Neo Geo Programming Guide (1991) [pdf] - felhr
http://www.hardmvs.com/manuals/NeoGeoProgrammersGuide.pdf
======
0xcde4c3db
Neo Geo is an interesting system. The graphics system in particular is very
elegant for old-school hardware. Like Atari 2600 and Amiga, sprites can be
extremely tall at essentially no extra cost; it's the width that really eats
up the budget (which on Neo, IIRC, are timeslices on a state machine that
renders the sprites into a linebuffer, rather than physical FIFOs). Unlike
Atari 2600 and Amiga, the hardware has the concept of "chaining" sprites so
that a huge meta-sprite's position can be controlled by a single attribute
block. There's no background hardware; the way you build backgrounds is by
creating huge sprites. The hardware also has a simple mechanism for automatic
animation so that various kinds of environmental animation can be done without
the CPU having to update all of the pattern numbers.

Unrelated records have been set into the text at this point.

__device__ __forceinline__ float ubyte(uint32_t v, int k) { return (float)((v >> (8 * k)) & 255u); }
__device__ __forceinline__ void cswap(float& da, int& ra, float& db, int& rb)
{
    const bool sw = db < da;
    const float t = da;
    const int r = ra;
    da = sw ? db : da;
    ra = sw ? rb : ra;
    db = sw ? t : db;
    rb = sw ? r : rb;
}
#define RT_STACK_OVF 44
typedef __attribute__((address_space(3))) int LdsInt;
typedef __attribute__((address_space(1))) int GlobalInt;
struct TravStack {
    LdsInt* lds;
    GlobalInt* ovf;
};
__device__ __forceinline__ TravStack make_stack(int* lds_base, int* ovf_base)
{
    return TravStack{(LdsInt*)lds_base, (GlobalInt*)ovf_base};
}
__device__ __forceinline__ unsigned ovf_slot(int e)
{
    return (unsigned)e * (gridDim.x * 256u) + blockIdx.x * 256u + threadIdx.x;
}
template <int STACK>
__device__ __forceinline__ void push(const TravStack& st, int& sp, int v)
{
    if (sp < STACK) st.lds[sp * 256 + (int)threadIdx.x] = v;
    else st.ovf[ovf_slot(sp - STACK)] = v;
    sp++;
}
template <int STACK>
__device__ __forceinline__ int pop_ref(const TravStack& st, int& sp)
{
    --sp;
    return sp < STACK ? st.lds[sp * 256 + (int)threadIdx.x] : st.ovf[ovf_slot(sp - STACK)];
}

__device__ __forceinline__ void pin4(float4& f)
{
    typedef float F4 __attribute__((ext_vector_type(4)));
    F4 v = {f.x, f.y, f.z, f.w};
    asm volatile("" : "+v"(v));
    f = make_float4(v.x, v.y, v.z, v.w);
}
__device__ __forceinline__ void pin_rec(TestRec& t)
{
    pin4(t.r0);
    pin4(t.r1);
    pin4(t.r2);
    pin4(t.meta);
}
template <int STACK>
__device__ __forceinline__ void wide_visit(const Node4Q& q, V3 id, V3 oi, float best, int& ref, int& sp,
                                           const TravStack& stk, bool& pop)
{
    const uint32_t ex = __float_as_uint(q.a.w);
    const float ax = __builtin_amdgcn_ldexpf(id.x, (int)(ex & 255u) - 128);
    const float ay = __builtin_amdgcn_ldexpf(id.y, (int)((ex >> 8) & 255u) - 128);
    const float az = __builtin_amdgcn_ldexpf(id.z, (int)((ex >> 16) & 255u) - 128);
    const float bx = fmaf(q.a.x, id.x, -oi.x), by = fmaf(q.a.y, id.y, -oi.y), bz = fmaf(q.a.z, id.z, -oi.z);
    const uint32_t lx = __float_as_uint(q.b.x), hx = __float_as_uint(q.b.y);
    const uint32_t ly = __float_as_uint(q.b.z), hy = __float_as_uint(q.b.w);
    const uint32_t lz = __float_as_uint(q.c.x), hz = __float_as_uint(q.c.y);
    const uint32_t nx = id.x >= 0.0f ? lx : hx, fx = id.x >= 0.0f ? hx : lx;
    const uint32_t ny = id.y >= 0.0f ? ly : hy, fy = id.y >= 0.0f ? hy : ly;
    const uint32_t nz = id.z >= 0.0f ? lz : hz, fz = id.z >= 0.0f ? hz : lz;
    const int nc = __float_as_int(q.d.z);
    float d0, d1, d2, d3;
    int r0 = __float_as_int(q.c.z), r1 = __float_as_int(q.c.w), r2 = __float_as_int(q.d.x), r3 = __float_as_int(q.d.y);
    const float tmax_best = best * 1.00000024f;
#define RT_WIDE_CHILD(K, D)                                                                                       \
    {                                                                                                             \
        const float tmin = fmaxf(fmaxf(fmaxf(fmaf(ubyte(nx, K), ax, bx), fmaf(ubyte(ny, K), ay, by)),              \
                                       fmaf(ubyte(nz, K), az, bz)), 0.0f);                                         \
        const float tmax = fminf(fminf(fmaf(ubyte(fx, K), ax, bx), fmaf(ubyte(fy, K), ay, by)),                   \
                                 fmaf(ubyte(fz, K), az, bz));                                                      \
        D = ((K < nc) & (tmin <= fminf(tmax * 1.00000024f, tmax_best))) ? tmin : __builtin_huge_valf();         \
    }
    RT_WIDE_CHILD(0, d0)
    RT_WIDE_CHILD(1, d1)
    RT_WIDE_CHILD(2, d2)
    RT_WIDE_CHILD(3, d3)
#undef RT_WIDE_CHILD
    cswap(d0, r0, d1, r1);
    cswap(d2, r2, d3, r3);
    cswap(d0, r0, d2, r2);
    cswap(d1, r1, d3, r3);
    cswap(d1, r1, d2, r2);
    const float inf = __builtin_huge_valf();
    if (d0 < inf) {
        if (d3 < inf) push<STACK>(stk, sp, r3);
        if (d2 < inf) push<STACK>(stk, sp, r2);
        if (d1 < inf) push<STACK>(stk, sp, r1);
        ref = r0;
        pop = false;
    }
}

template <int STACK>
__device__ __forceinline__ void any_visit(const Node4Q& q, V3 id, V3 oi, float best, int& ref, int& sp,
                                          const TravStack& stk, bool& pop)
{
    const uint32_t ex = __float_as_uint(q.a.w);
    const float ax = __builtin_amdgcn_ldexpf(id.x, (int)(ex & 255u) - 128);
    const float ay = __builtin_amdgcn_ldexpf(id.y, (int)((ex >> 8) & 255u) - 128);
    const float az = __builtin_amdgcn_ldexpf(id.z, (int)((ex >> 16) & 255u) - 128);
    const float bx = fmaf(q.a.x, id.x, -oi.x), by = fmaf(q.a.y, id.y, -oi.y), bz = fmaf(q.a.z, id.z, -oi.z);
    const uint32_t lx = __float_as_uint(q.b.x), hx = __float_as_uint(q.b.y);
    const uint32_t ly = __float_as_uint(q.b.z), hy = __float_as_uint(q.b.w);
    const uint32_t lz = __float_as_uint(q.c.x), hz = __float_as_uint(q.c.y);
    const bool px = id.x >= 0.0f, py = id.y >= 0.0f, pz = id.z >= 0.0f;
    const uint32_t nx = px ? lx : hx, fx = px ? hx : lx;
    const uint32_t ny = py ? ly : hy, fy = py ? hy : ly;
    const uint32_t nz = pz ? lz : hz, fz = pz ? hz : lz;
    const int nc = __float_as_int(q.d.z);
    const int r0 = __float_as_int(q.c.z), r1 = __float_as_int(q.c.w), r2 = __float_as_int(q.d.x), r3 = __float_as_int(q.d.y);
    const float tmax_best = best * 1.00000024f;
    bool h0, h1, h2, h3;
#define RT_ANY_CHILD(K, H)                                                                                        \
    {                                                                                                             \
        const float tmin = fmaxf(fmaxf(fmaxf(fmaf(ubyte(nx, K), ax, bx), fmaf(ubyte(ny, K), ay, by)),              \
// ... 761 lines not shown
            S.rng = rt_rng_from_pixel_key(L.pkey, p.sample_base + (unsigned long long)item_sample<NT>(L, p));
            const float u = (float)rt_rng_next24(&S.rng) * 0x1p-24f;
            const float v = (float)rt_rng_next24(&S.rng) * 0x1p-24f;
            BeamV o, d;
            const BeamSample r = beam_sample(p.beam_list + (size_t)kBeamRows * (size_t)bi, u, v, o, d);
            if (r == BEAM_RAY) {
                S.o = v3(o.x, o.y, o.z);
                S.d = v3(d.x, d.y, d.z);
                S.tint = v3(1.0f, 1.0f, 1.0f);
                S.bounce = 0;
                S.prev = -1;
                L.live = true;
            } else {
                const unsigned left = r == BEAM_INVALID ? L.cnt >> 16 : 1u;
                L.cnt += left * (256u - 65536u);
                if (!NT) L.s_next += (int)left;
            }
        }
        return;
    }
    if (go && L.active && L.item_open && !L.live && L.cnt >= 65536u) {
        if (start_rows_on<NT, SRC, ROWS>(p, cam)) {
            const unsigned r = (L.cnt & 0xFFu) + ((L.cnt >> 8) & 0xFFu);
            const row_g1* const rows = (const row_g1*)(unsigned long long)p.starts;
            const row_f4 v = *(const row_g4*)(rows + start_row_offset(p, r, lane));
            const V3 d = v3(v.x, v.y, v.z);
            S.rng.x = __float_as_uint(v.w);
            S.o = madd(d, cam.image_plane, xyz(cam.position));
            S.d = d;
            S.tint = v3(1.0f, 1.0f, 1.0f);
            S.bounce = 0;
            S.prev = -1;
            L.live = true;
            return;
        }
        int fx = L.fx, fy = L.fy;
        if (NT && SRC == ITEMS_PIXELS) {
            const unsigned pix = p.pixel_list[item_ray(L.item, p)];
            list_pixel(pix, p, fx, fy);
            L.pkey = rt_rng_pixel_key(p.seed_key, (unsigned long long)pix);
        } else if (NT) {
            int px, py, c;
            item_pixel(L.item, p, px, py, c, fx, fy);
            L.pkey = rt_rng_pixel_key(p.seed_key, (unsigned long long)fy * (unsigned long long)p.scene.width +
                                                      (unsigned long long)fx);
        }
        S.rng = rt_rng_from_pixel_key(L.pkey, p.sample_base + (unsigned long long)item_sample<NT>(L, p));
        start_sample<!NT>(cam, fx, fy, S);
        L.live = true;
    }
}
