# genjax-dev/genjax

Measured on AMD Instinct MI355X. Metric: particles/sec (particle-steps/s), bootstrap SMC sweep, linear-Gaussian SSM T=100, higher is better.
Workload: dtype f32; 1 GPU; BASELINE config 2: linear-Gaussian state-space (T=100), bootstrap SMC, systematic resampling every step; particles_per_gpu=1000000, particles_total=1000000, T=100, resampler=systematic, graph=True, key=314159

## Files before the change

### genjax_amd/_lib.py

```python
from __future__ import annotations

import ctypes
import os
from ctypes import (POINTER, Structure, c_char_p, c_float, c_int, c_int32, c_int64,
                    c_size_t, c_uint32, c_uint64, c_void_p)

import torch

GMX_MAX_IN = 64
GMX_MAX_OUT = 64
GMX_MAX_TAB = 8
GMX_MAX_UNI = 64

ABI_VERSION = 8
ANC_TAG_SHIFT = 24
ANC_INDEX_MASK = (1 << ANC_TAG_SHIFT) - 1
ANC_TAG_MAX = 255
KEY_NONE, KEY_ARRAY, KEY_SPLIT, KEY_ROWSPLIT, KEY_BCAST = 0, 1, 2, 3, 4
RESAMPLE_SYSTEMATIC, RESAMPLE_STRATIFIED, RESAMPLE_MULTINOMIAL, RESAMPLE_MULTINOMIAL_TILED = 0, 1, 2, 3
RESAMPLE_MULTINOMIAL_SORTED = 4


class ResampleIn(Structure):
    _fields_ = [
# ... 54 lines not shown
    _fields_ = [
        ("in_d", c_void_p * GMX_MAX_IN),
        ("out_d", c_void_p * GMX_MAX_OUT),
        ("tab_d", c_void_p * GMX_MAX_TAB),
        ("uni", c_uint32 * GMX_MAX_UNI),
        ("ancestors_d", c_void_p),
        ("key_mode", c_int32),
        ("key0", c_uint32),
        ("key1", c_uint32),
        ("keys_d", c_void_p),
        ("key_inner", c_int64),
        ("index_offset", c_int64),
        ("red_out_d", c_void_p),
        ("tile_agg_d", c_void_p),
        ("tile_shift", c_int32),
        ("reserved_", c_int32),
        ("step_stride", c_int64),
        ("rs", ResampleIn),
        ("sh", ShardIn),
        ("peer", Peer),
    ]


class GenmiError(RuntimeError):
    pass


_LIB_DIR = os.path.join(os.path.dirname(os.path.abspath(__file__)), "lib")
LIB_PATH = os.environ.get("GENMI_LIB") or os.path.join(_LIB_DIR, "libgenmi_hip.so")


class Backend:

    def __init__(self, cdll, device: torch.device, uses_streams: bool):
        self.c = cdll
        self.device = device
        self.uses_streams = uses_streams
        self._proto()

    def _proto(self):
        c = self.c
        c.gmx_run_args_bytes.restype = c_size_t
        if int(c.gmx_run_args_bytes()) != ctypes.sizeof(RunArgs):
            raise GenmiError(f"gmx_run_args is {c.gmx_run_args_bytes()} bytes in the library and {ctypes.sizeof(RunArgs)} in "
                             "this binding (genjax_amd/_lib.py): rebuild both from one include/genmi.h")
        c.gmx_version.restype = c_int
        c.gmx_last_error.restype = c_char_p
        c.gmx_threefry2x32_host.argtypes = [c_uint32, c_uint32, c_uint32, c_uint32, POINTER(c_uint32)]
        c.gmx_threefry2x32_host.restype = None
        c.gmx_split.argtypes = [POINTER(c_uint32), c_int64, c_int64, c_void_p, c_void_p]
        c.gmx_split_rows.argtypes = [c_void_p, c_int64, c_int64, c_void_p, c_void_p]
        c.gmx_fold_in.argtypes = [c_void_p, c_uint32, c_int64, c_void_p, c_void_p]
        c.gmx_random_bits.argtypes = [c_void_p, c_int64, c_int64, c_void_p, c_void_p]
        c.gmx_program_create.argtypes = [POINTER(c_uint32), c_size_t, POINTER(c_void_p)]
        c.gmx_program_destroy.argtypes = [c_void_p]
        c.gmx_program_specialize.argtypes = [c_void_p]
        c.gmx_program_is_specialized.argtypes = [c_void_p]
        c.gmx_program_code_hash.argtypes = [c_void_p]
        c.gmx_program_code_hash.restype = c_uint64
        c.gmx_program_despecialize.argtypes = [c_void_p, ctypes.c_char_p]
        c.gmx_jit_rejected_count.argtypes = []
        c.gmx_jit_rejected_count.restype = c_int64
        c.gmx_program_grid.argtypes = [c_void_p, c_int64]
        c.gmx_program_grid.restype = c_int64
        c.gmx_program_run.argtypes = [c_void_p, c_int64, POINTER(RunArgs), c_void_p]
        c.gmx_program_writes_tile_stats.argtypes = [c_void_p]
        c.gmx_program_set_background.argtypes = [c_void_p, c_uint32]
        c.gmx_program_set_fuse_resample.argtypes = [c_void_p]
        c.gmx_program_set_fuse_resample_loop.argtypes = [c_void_p]
        c.gmx_program_fuses_resample.argtypes = [c_void_p]
        c.gmx_program_set_fuse_shard_step.argtypes = [c_void_p]
        c.gmx_program_fuses_shard_step.argtypes = [c_void_p]
        c.gmx_program_resident_particles.argtypes = [c_void_p]
        c.gmx_program_resident_particles.restype = c_int64
        c.gmx_logsumexp_workspace.argtypes = [c_int64, c_int64]
        c.gmx_logsumexp_workspace.restype = c_size_t
        c.gmx_logsumexp.argtypes = [c_void_p, c_int64, c_int64, c_void_p, c_void_p, c_void_p, c_void_p]
        c.gmx_sum_rows_inorder.argtypes = [c_void_p, c_int64, c_int64, c_int64, c_int64, c_void_p, c_void_p]
        c.gmx_sum_rows_workspace.argtypes = [c_int64, c_int64]
        c.gmx_sum_rows_workspace.restype = c_size_t
        c.gmx_sum_rows.argtypes = [c_void_p, c_int64, c_int64, c_void_p, c_void_p, c_void_p]
        c.gmx_reduce_max.argtypes = [c_void_p, c_int64, c_void_p, c_void_p]
        c.gmx_weight_cdf_workspace.argtypes = [c_int64]
        c.gmx_weight_cdf_workspace.restype = c_size_t
        c.gmx_weight_cdf.argtypes = [c_void_p, c_int64, c_int, c_void_p, c_int64, c_void_p, c_void_p,
                                     c_void_p, c_void_p, c_void_p]
        c.gmx_ancestors.argtypes = [c_int, POINTER(c_uint32), c_void_p, c_int64, c_uint64, c_void_p,
                                    c_int64, c_int64, c_int64, c_void_p, c_void_p]
        c.gmx_multinomial_workspace.argtypes = [c_int64]
        c.gmx_multinomial_workspace.restype = c_size_t
        c.gmx_multinomial.argtypes = [POINTER(c_uint32), c_void_p, c_int64, c_void_p, c_int64, c_void_p, c_void_p, c_void_p]
        c.gmx_resample_workspace.argtypes = [c_int64]
        c.gmx_resample_workspace.restype = c_size_t
        c.gmx_resample.argtypes = [c_int, POINTER(c_uint32), c_void_p, c_int64, c_int, c_void_p, c_int64, c_void_p,
                                   c_void_p, c_void_p, c_void_p, c_void_p]
        c.gmx_tile_stats.argtypes = [c_void_p, c_int64, c_int, c_void_p, c_void_p, c_void_p]
        c.gmx_resample_tiles.argtypes = [c_int, POINTER(c_uint32), c_void_p, c_int64, c_int, c_void_p, c_void_p, c_void_p,
                                         c_void_p, c_void_p, c_void_p]
        c.gmx_multinomial_tiled_workspace.argtypes = [c_int64]
        c.gmx_multinomial_tiled_workspace.restype = c_size_t
        c.gmx_multinomial_tiled.argtypes = [POINTER(c_uint32), c_void_p, c_int64, c_int, c_void_p, c_void_p, c_void_p,
                                            c_void_p, c_void_p, c_void_p, c_void_p, c_int, c_void_p]
        c.gmx_slot_uniforms.argtypes = [c_void_p, c_int, c_int64, c_void_p, c_int, c_void_p]
        c.gmx_resample_tiles_u.argtypes = [c_int, POINTER(c_uint32), c_void_p, c_int64, c_int, c_void_p, c_void_p, c_void_p,
                                           c_void_p, c_void_p, c_void_p, c_void_p]
        c.gmx_sorted_uniforms_words.argtypes = [c_int64]
# ... 135 lines not shown
```

### genjax_amd/csrc/gmx_kernels.hip

```cpp
#include <hip/hip_runtime.h>
#include <hip/hiprtc.h>
#include <stdio.h>
#include <stdlib.h>
#include <string.h>
#include <sys/stat.h>
#include <unistd.h>

#include <new>
#include <atomic>
#include <string>
#include <vector>
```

There is a textmode-like foreground layer (the "fix" layer, probably called
that because it can't scroll) for UI elements like score, credits, life
meters, etc..

Trivia: Neo Geo was not primarily designed by SNK, but rather by Alpha Denshi
(ADK), presumably acting as a contractor. It bears some similarities to
earlier boards for ADK and SNK games (see the MAME drivers "alpha68k" and
"snk68").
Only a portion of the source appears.